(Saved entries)
@@ -223,6 +250,33 @@
 
 #if defined(__HIP_DEVICE_COMPILE__)
 #include "mont_mul_gfx950.inc"
-#endif
-
+
+template <class C>
+__device__ __forceinline__ Fp mont_reduce_fips(const Fp& a) {
+    uint64_t acc = 0;
+    uint32_t top = 0;
+    uint32_t m[8];
+    Fp r;
+    auto mad = [&](uint32_t x, uint32_t y) {
+        asm("v_mad_u64_u32 %0, vcc, %2, %3, %0\n\tv_addc_co_u32_e32 %1, vcc, 0, %1, vcc" : "+v"(acc), "+v"(top) : "v"(x), "s"(y) : "vcc");
+    };
+#pragma unroll
+    for (int k = 0; k < 16; ++k) {
+        if (k < 8) mad(a.v[k], 1u);
+#pragma unroll
+        for (int i = (k < 8 ? 0 : k - 7); i < (k < 8 ? k : 8); ++i) mad(m[i], C::M[k - i]);
+        if (k < 8) {
+            m[k] = (uint32_t)acc * C::INV;
+            mad(m[k], C::M[0]);
+        } else {
+            r.v[k - 8] = (uint32_t)acc;
+        }
+        acc = (acc >> 32) | ((uint64_t)top << 32);
+        top = 0;
+    }
+    fp_reduce_once_asm<C>(r);
+    return r;
 }
+#endif
+
+}
diff --git a/uzkge_amd/csrc/msm.hip b/uzkge_amd/csrc/msm.hip
--- a/uzkge_amd/csrc/msm.hip
+++ b/uzkge_amd/csrc/msm.hip
@@ -34,25 +34,74 @@
     uint32_t* h_max = nullptr;
 };
 
-__host__ __device__ inline int msm_num_windows(int c) {
+__host__ __device__ constexpr int msm_num_windows(int c) {
     int W = (254 + c - 1) / c;
     if (254 - (W - 1) * c == c) ++W;
     return W;
 }
 
+__device__ __forceinline__ constexpr uint32_t msm_half_r(int j) {
+    return (FrCfg::M[j] >> 1) | (j < 7 ? FrCfg::M[j + 1] << 31 : 0u);
+}
 __device__ __forceinline__ uint32_t msm_fold_scalar_sign(Fp& k) {
-    bool gt = false, decided = false;
+    uint32_t n0, n1, n2, n3, n4, n5, n6, n7, tmp, flip;
+    asm("v_sub_co_u32_e32 %0, vcc, %16, %8\n\tv_subb_co_u32_e32 %1, vcc, %17, %9, vcc\n\tv_subb_co_u32_e32 %2, vcc, %18, %10, vcc\n\t"
+        "v_subb_co_u32_e32 %3, vcc, %19, %11, vcc\n\tv_subb_co_u32_e32 %4, vcc, %20, %12, vcc\n\tv_subb_co_u32_e32 %5, vcc, %21, %13, vcc\n\t"
+        "v_subb_co_u32_e32 %6, vcc, %22, %14, vcc\n\tv_subb_co_u32_e32 %7, vcc, %23, %15, vcc"
+        : "=&v"(n0), "=&v"(n1), "=&v"(n2), "=&v"(n3), "=&v"(n4), "=&v"(n5), "=&v"(n6), "=&v"(n7)
+        : "v"(k.v[0]), "v"(k.v[1]), "v"(k.v[2]), "v"(k.v[3]), "v"(k.v[4]), "v"(k.v[5]), "v"(k.v[6]), "v"(k.v[7]),
+          "v"(FrCfg::M[0]), "v"(FrCfg::M[1]), "v"(FrCfg::M[2]), "v"(FrCfg::M[3]), "v"(FrCfg::M[4]), "v"(FrCfg::M[5]), "v"(FrCfg::M[6]), "v"(FrCfg::M[7])
+        : "vcc");
+    asm("v_sub_co_u32_e32 %8, vcc, %18, %0\n\tv_subb_co_u32_e32 %8, vcc, %19, %1, vcc\n\tv_subb_co_u32_e32 %8, vcc, %20, %2, vcc\n\t"
+        "v_subb_co_u32_e32 %8, vcc, %21, %3, vcc\n\tv_subb_co_u32_e32 %8, vcc, %22, %4, vcc\n\tv_subb_co_u32_e32 %8, vcc, %23, %5, vcc\n\t"
+        "v_subb_co_u32_e32 %8, vcc, %24, %6, vcc\n\tv_subb_co_u32_e32 %8, vcc, %25, %7, vcc\n\t"
+        "v_cndmask_b32_e32 %0, %0, %10, vcc\n\tv_cndmask_b32_e32 %1, %1, %11, vcc\n\tv_cndmask_b32_e32 %2, %2, %12, vcc\n\t"
+        "v_cndmask_b32_e32 %3, %3, %13, vcc\n\tv_cndmask_b32_e32 %4, %4, %14, vcc\n\tv_cndmask_b32_e32 %5, %5, %15, vcc\n\t"
+        "v_cndmask_b32_e32 %6, %6, %16, vcc\n\tv_cndmask_b32_e32 %7, %7, %17, vcc\n\tv_cndmask_b32_e64 %9, 0, %26, vcc"
+        : "+v"(k.v[0]), "+v"(k.v[1]), "+v"(k.v[2]), "+v"(k.v[3]), "+v"(k.v[4]), "+v"(k.v[5]), "+v"(k.v[6]), "+v"(k.v[7]), "=&v"(tmp), "=&v"(flip)
+        : "v"(n0), "v"(n1), "v"(n2), "v"(n3), "v"(n4), "v"(n5), "v"(n6), "v"(n7),
+          "v"(msm_half_r(0)), "v"(msm_half_r(1)), "v"(msm_half_r(2)), "v"(msm_half_r(3)), "v"(msm_half_r(4)), "v"(msm_half_r(5)),
+          "v"(msm_half_r(6)), "v"(msm_half_r(7)), "v"(kSignBit)
+        : "vcc");
+    return flip;
+}
+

_TASK DESCRIPTION_
Among the entries above, find the line with "uint64_t acc = 0;" and the line with "mad = [&](uint32_t"; give again exactly these two lines and all lines between them.

_RESPONSE_
+    uint64_t acc = 0;
+    uint32_t top = 0;
+    uint32_t m[8];
+    Fp r;
+    auto mad = [&](uint32_t x, uint32_t y) {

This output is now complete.